Donnerstag, Juni 14

I wish I was smaller, a little creepy crawler

Ah, my last shift at the film and video reserves, just how I like it: boring and lonely. I am closing by myself tonight, and there have been about 10 people in here total since I arrived. What a fitting end. I can't really decide how I feel about this job overall. It was pretty good money, not at all difficult, and conducive to being a student who has a lot of homework and lives on campus. However, I think there is something to be said for challenging oneself, even in the context of shitty part time jobs. Ask me again this summer when I have a job that involves standing on my feet and actually dealing with people, and see what I see then. I have a feeling it might be very different, but alas, the grass is always greener on the other side.

I hope nobody takes this personally, because it's not at all, but I am really not looking forward to the pilgrimage home on saturday. It's just that the idea of spending the entire summer in Fontana makes me feel very very numb, which is one of my least favorite feelings. Also, I have yet to seriously think about what I'm going to do for work. Oh, death.

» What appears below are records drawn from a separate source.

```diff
diff --git a/st-nerf_b200/csrc/mlp_tc.cuh b/st-nerf_b200/csrc/mlp_tc.cuh
--- a/st-nerf_b200/csrc/mlp_tc.cuh
+++ b/st-nerf_b200/csrc/mlp_tc.cuh
@@ -38,10 +38,12 @@
 int tc_import(TcNet& net, bool is_space, int use_time, const uint8_t* stream_host, const float* aux_host, const float* tail_host);
 int tc_selftest(float* max_err_host);
 int tc_selftest_accum(int reps, float* max_err_host, float* mean_signed_rel_host);
-int tc_launch_spacenet(const PointSrc& src, const TcNet& net, int precision, float* cbuf, float* raw, float* rgb_out,
-                       float* sigma_out, int num_sms, cudaStream_t st, const FuseCoarse* fuse = nullptr, bool fine_pass = false);
+int tc_launch_spacenet(const PointSrc& src, const TcNet& net, int precision, int stagger, float* cbuf, float* raw,
+                       float* rgb_out, float* sigma_out, int num_sms, cudaStream_t st, const FuseCoarse* fuse = nullptr,
+                       bool fine_pass = false);
 bool tc_can_fuse_coarse(int n1, int n2);
-int tc_launch_motionnet(const PointSrc& src, const TcNet& net, int precision, const int* lerp_flag_dev, int lerp_force,
-                        float* xyz_out, float* flow_out, int num_sms, cudaStream_t st);
+int tc_launch_motionnet(const PointSrc& src, const TcNet& net, int precision, int stagger, const int* lerp_flag_dev,
+                        int lerp_force, float* xyz_out, float* flow_out, int num_sms, cudaStream_t st);
+int tc_max_stagger();
 
 }
```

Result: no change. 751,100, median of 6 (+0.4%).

I got through finals by the skin of my teeth, planning only a few hours at a time and finishing everything at the very last minute. Thank goodness this was such a chill quarter, or things may have gotten really ugly.

I am currently reading my fiction teacher's novel, Madeline is Sleeping. I don't know. I think I came into it not wanting to like it for some reason, and now I am still waiting to be convinced. It would help, I think, if I had some idea what the hell is going on with the plot. The thing is though that now I want to like it, since my teacher likes me, and I want to feel really great about that. It's just that I think I may have screwed myself over by starting the book with a bad attitude. Or maybe it's just not my style, I don't know. It's not salinger, that's for sure. Thank God they don't teach too much salinger in school. I don't want them to ruin it for me, ever. I refuse to let them ruin salinger for me! never!

This has been long. Back to online videos/myspace/facebook/sufjan stalking/ipod/madeline is sleeping/solitarie


p.s.- do any of my compulsive-blog-checking roommates want to go to cotixans tonight?